The world’s leading agency search consultants gathered in London in October for the AdForum Worldwide Summit 2025, charting the course of an industry balancing AI-driven efficiency with a creative renaissance.
South Africa’s Independent Agency Search & Selection Company (IAS) joined 34 global consultancies in closed-door sessions with CEOs from powerhouses like WPP, Ogilvy and Publicis Groupe, and independents, including Lucky Generals, Coolr and JOAN Creative, in discussions centred on integration, AI and the enduring value of creativity in a data-driven world.
Integration reimagined
After two decades of separating media, creative and tech into silos, the pendulum has swung back. Integrated pitches are up 25%, signalling a deeper structural shift. Holding companies are restructuring around “constellations”—unified teams linking media, creative, data and tech.
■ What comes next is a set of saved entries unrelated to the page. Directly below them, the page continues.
@@ -2957,7 +2965,7 @@
   template int panel_potf2<T>(tgp_ctx*, hipStream_t, T*, int64_t, T*, int64_t, int64_t, bool);   \
   template int panel_chain<T>(tgp_ctx*, hipStream_t, int64_t, T*, int64_t, T*, int64_t, int64_t, \
                               int64_t, bool, T*, int64_t, const std::function<int(hipEvent_t)>&, int64_t, int64_t); \
-  template int potrf<T>(tgp_ctx*, int64_t, T*, int64_t, T*, int32_t*, T*);                           \
+  template int potrf<T>(tgp_ctx*, int64_t, T*, int64_t, T*, int32_t*, T*, const uint8_t*);                           \
   template int trsv<T>(tgp_ctx*, int64_t, const T*, int64_t, const T*, int, T*, const T*, const T*); \
   template int compute_winv<T>(tgp_ctx*, int64_t, const T*, int64_t, T*);                        \
   template int gemv_sub<T>(tgp_ctx*, int64_t, int64_t, const T*, int64_t, const T*, T*);                          \
diff --git a/tinygp_amd/csrc/gemm.hip b/tinygp_amd/csrc/gemm.hip
--- a/tinygp_amd/csrc/gemm.hip
+++ b/tinygp_amd/csrc/gemm.hip
@@ -53,7 +53,19 @@
   int band;
   int prefix_tn = 0, prefix_cnt = 0;
   int32_t* prefix_done = nullptr;
+  const uint8_t* env = nullptr;
+  int env_ld = 0, env_r0 = 0, env_c0 = 0;
 };
+
+__device__ __forceinline__ int env_first(const uint8_t* env, int env_ld, int R, int lim, int lane) {
+  const uint8_t* row = env + int64_t(R) * env_ld;
+  for (int c0 = 0; c0 < lim; c0 += 64) {
+    const int c = c0 + lane;
+    const unsigned long long m = __ballot(c < lim && row[c] != 0);
+    if (m != 0) return c0 + __builtin_ctzll(m);
+  }
+  return lim;
+}
 
 __device__ __forceinline__ void decode_tile(int b, int tm, int tn, int lower, int& ti, int& tj, int band = 0) {
   tile_decode(b, tm, tn, lower, band, ti, tj);
@@ -156,11 +168,32 @@
 
   int nkt = (g.mode & 2) ? ((g.k < (tj + 1) * BN ? g.k : (tj + 1) * BN) / BK) : g.k / BK;
   if (ROLE == 3 && (g.mode & 8)) nkt = (g.k < (ti + 1) * BM ? g.k : (ti + 1) * BM) / BK;
-  const int kt0 = (g.mode & 4) ? (ti * BM) / BK : 0;
+  int kt0 = (g.mode & 4) ? (ti * BM) / BK : 0;
+  bool env_cut = false;
+  if constexpr (ROLE == 0 || ROLE == 2) {
+    if (g.env != nullptr) {
+      const int lim = g.env_c0 + g.k / BM;
+      const int fi = env_first(g.env, g.env_ld, g.env_r0 + ti, lim, threadIdx.x & 63);
+      const int fj = ti == tj ? fi : env_first(g.env, g.env_ld, g.env_r0 + tj, lim, threadIdx.x & 63);
+      const int f = fi > fj ? fi : fj;
+      if (f > g.env_c0) {
+        kt0 = (f - g.env_c0 - ((nsl == 1 && f < lim && sizeof(T) == 8) ? 1 : 0)) * (BM / BK);
+        env_cut = true;
+      }
+    }
+  }
   const bool krev = ROLE == 3 && (g.mode & 16);
   const int lrow = lane & 15, lk = lane >> 4;
   T* Cb = gC + (j0 + wc * 64) * g.ldc + i0 + wr * 64;
 
+  if constexpr (ROLE == 0 || ROLE == 2) {
+    if (env_cut && kt0 >= nkt && !(ROLE == 2 && nsl > 1)) {
+      if (ROLE == 0 && in_prefix && threadIdx.x == 0)
+        __hip_atomic_fetch_add(g.prefix_done, 1, __ATOMIC_RELAXED, __HIP_MEMORY_SCOPE_AGENT);
+      continue;
+    }
+  }
+
   if constexpr (sizeof(T) == 8) {
     const int lq = (lane >> 2) & 3, lj = lane & 3;
     double acc[4][4][4];
@@ -175,8 +208,11 @@
     for (int t = 0; t < 4; ++t) rot[t] = 4 * ((lq + t) & 3) + lj;
 
     constexpr int NCH = 8;
-    const int kq = (nkt - kt0) / nsl;
-    const int kbeg = kt0 + slice * kq, kend = kbeg + kq;
+    const int kt00 = (nsl > 1 && env_cut) ? 0 : kt0;
+    const int kq = (nkt - kt00) / nsl;
+    const int kend = kt00 + (slice + 1) * kq;
+    int kbeg = kt00 + slice * kq;
+    if (nsl > 1 && env_cut && kbeg < kt0) kbeg = kt0 < kend ? kt0 : kend;
     const bool pipe = (g.mode == 0) && nsl == 1 && (kend - kbeg >= NCH);
     double cst[8];
     const int wu = __builtin_amdgcn_readfirstlane(w);
@@ -245,7 +281,7 @@
           for (int t = 0; t < 4; ++t) acc[c >> 1][(c & 1) * 2 + bb][t] += cst[bb * 4 + t];
       }
     };
-    issue_tile(kbeg, kbeg & 1);
+    issue_tile(kbeg < kend ? kbeg : kend - 1, kbeg & 1);
     tile_landed();
     __syncthreads();
     int kt = kbeg;
@@ -757,6 +793,8 @@
   TGP_ARG_CHECK(m % BM == 0 && n % BN == 0 && k % BK == 0 && k > 0,
                 "gemm_nt: m,n must be multiples of %d and k of %d (got %lld,%lld,%lld)", BM, BK,
                 (long long)m, (long long)n, (long long)k);
+  const uint8_t* env = ctx->env_hint;
+  ctx->env_hint = nullptr;
   if (m == 0 || n == 0) return TGP_OK;
   if (ctx->trace) {
     const int64_t pfx = role == 0 ? ctx->prefix_hint_cols / BN : 0;
@@ -814,6 +852,13 @@
   }
   ctx->prefix_hint_cols = 0;
   ctx->prefix_hint_counter = nullptr;
+  if (env != nullptr && role == 0 && lower && mode == 0 && A == B && lda == ldb && k % BM == 0) {
+    g.env = env;
+    g.env_ld = int(ctx->env_hint_ld);
+    g.env_r0 = int(ctx->env_hint_row0);
+    g.env_c0 = int(ctx->env_hint_col0);
+    TGP_ARG_CHECK(g.env_r0 + g.tm <= g.env_ld && g.env_c0 + g.k / BM <= g.env_r0, "gemm_nt: envelope outside its table");
+  }
   g.split_first = g.nblk; g.split_s = 1; g.ngrid = g.nblk; g.ws = nullptr; g.cnt = nullptr;
   if (ctx->split_tail != 0 && role == 0 && mode == 0 && reserve <= 0 && sizeof(T) == 8 && st == ctx->stream && g.prefix_cnt == 0) {
     const int slots = 2 * (ctx->cus > 0 ? ctx->cus : 256);
diff --git a/tinygp_amd/csrc/kmat.hip b/tinygp_amd/csrc/kmat.hip
--- a/tinygp_amd/csrc/kmat.hip
+++ b/tinygp_amd/csrc/kmat.hip
@@ -316,12 +316,16 @@
   return leaf_fast<T, OP, L2, false>(r1, r2, by_p0, by_p0sq, by3);
 }
 
+__device__ __forceinline__ bool any_bit(double v) { return __double_as_longlong(v) != 0; }
+__device__ __forceinline__ bool any_bit(float v) { return __float_as_uint(v) != 0u; }
+
 template <typename T, int D, int OP, int L2>
 __global__ __launch_bounds__(256) void kmat_fast_kernel(T p0, T amp, int64_t n1, int64_t n2,
                                                         const T* __restrict__ X1,
                                                         const T* __restrict__ X2,
                                                         const T* __restrict__ diag, T* __restrict__ out,
-                                                        int64_t ld, int flags, int tc0, int tri_h) {
+                                                        int64_t ld, int flags, int tc0, int tri_h,
+                                                        uint8_t* __restrict__ env, int64_t env_ld) {
   typedef T T2 __attribute__((ext_vector_type(2)));
   constexpr int NCOL = 32;
   const int cq = threadIdx.x >> 6, l = threadIdx.x & 63;
@@ -354,8 +358,10 @@
   const UDiv<T> by_p0(p0), by_p0sq(p0 * p0), by3(T(3));
   const int ldiag = 2 * l - cq * NCOL;
   T* o = out + c0 * ld + gi;
+  bool nz = false;
   auto columns = [&](auto fast) -> T {
     constexpr bool FAST = decltype(fast)::value;
+    nz = false;
     T seen = 0;
 #pragma unroll 4
     for (int c = 0; c < NCOL; ++c) {
@@ -379,6 +385,7 @@
       T2 pair;
       pair.x = v[0];
       pair.y = v[1];
+      nz = nz || any_bit(v[0]) || any_bit(v[1]);
       *reinterpret_cast<T2*>(o + int64_t(c) * ld) = pair;
     }
     return seen;
@@ -388,6 +395,10 @@
     plain = !(columns(std::true_type{}) <= T(0x1p300));
   }
   if (plain) columns(std::false_type{});
+  if (env != nullptr) {
+    const int any = __syncthreads_or(nz ? 1 : 0);
+    if (threadIdx.x == 0) env[int64_t(tr) * env_ld + tc] = any ? 1 : 0;
+  }
 }
 
 template <typename T, int D, int FAM>
@@ -396,7 +407,8 @@
                                                    const T* __restrict__ X2,
                                                    const T* __restrict__ diag, T* __restrict__ out,
                                                    int64_t ld, int64_t rows_out, int64_t cols_out,
-                                                   int flags, int tc0, int ftr, int ftc) {
+                                                   int flags, int tc0, int ftr, int ftc,
+                                                   uint8_t* __restrict__ env, int64_t env_ld) {
   const int tr = blockIdx.x, tc = blockIdx.y + tc0;
   if ((flags & KMAT_LOWER) && tr < tc) return;
   if (tr < ftr && tc < ftc) return;
@@ -415,11 +427,11 @@
     for (int t = 0; t < D; ++t) xr[t] = s1[il * D + t];
   }
   const T dg = (diag != nullptr && gi < n1) ? diag[gi] : T(0);
-  if (gi >= rows_out) return;
+  bool nz = false;
   for (int c = 0; c < KT / 2; ++c) {
     const int jl = g * (KT / 2) + c;
     const int64_t gj = c0 + jl;
-    if (gj >= cols_out) break;
+    if (gi >= rows_out || gj >= cols_out) break;
     T v;
     if (gi < n1 && gj < n2) {
       T r1, r2, r3;
@@ -431,6 +443,11 @@
       v = ((flags & KMAT_PAD_IDENTITY) && gi == gj) ? T(1) : T(0);
     }
     out[gj * ld + gi] = v;
+    nz = nz || any_bit(v);
+  }
+  if (env != nullptr) {
+    const int any = __syncthreads_or(nz ? 1 : 0);
+    if (threadIdx.x == 0) env[int64_t(tr) * env_ld + tc] = any ? 1 : 0;
   }
 }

“Clients want joined-up solutions across creative, media, technology and commerce,” said Johanna McDowell, CEO of IAS. “What’s exciting is that this time, integration is being driven by collaboration rather than consolidation.”
Social takes the lead
Social media now commands more spend than television, and specialist agencies are thriving. The influencer economy, now worth nearly $40 billion globally, demands real-time cultural engagement and creator collaboration.
“Social has become an essential communication strategy,” McDowell noted. “It drives results and builds brands, and the agencies that connect the two are winning.”
The emotion edge
AI stole the spotlight, but emotion stole the argument. Agencies are beginning to rebel against metrics that make creative work safe, same and forgettable.
Creativity is returning to centre stage as clients recognise that attention and emotion directly correlate with marketing ROI. As a leading consultant noted, “The real opportunity is human intelligence enhanced by AI—that’s where empathy and imagination still win.”
The consensus? The differentiator for agencies won’t be their tools, but how creatively they apply them. Technology may enhance efficiency, but lasting differentiation comes from human intuition and emotional resonance.
AI and the race to the mean
AI democratises technology but risks homogenising brands through what one agency called “a race to the mean,” as outputs push marketing towards category averages. The real edge now lies in proprietary data and in combining human intelligence with AI.
“AI should strengthen creativity, not merely reduce cost,” consultants warned.
The business model shake-up
Traditional hourly billing is crumbling. Forward-thinking agencies are pioneering outcome-based pricing, subscription models and performance payouts tied to results. Additionally, agencies are prioritising talent and adopting flexible talent structures, including fractional roles and hybrid models that mirror current work preferences.
“Clients don’t want to buy hours. They want to buy impact,” one consultant observed.
Bringing it home
For IAS, the takeaways from London extend beyond observation. “These insights help us guide South African marketers towards partners that think boldly and operate to global standards,” says McDowell. “The energy in London was electric—and we’re bringing that momentum home.”
IAS will unpack its key learnings at a Masterclass on 28 January 2026, open to agencies, marketers and brand leaders across South Africa.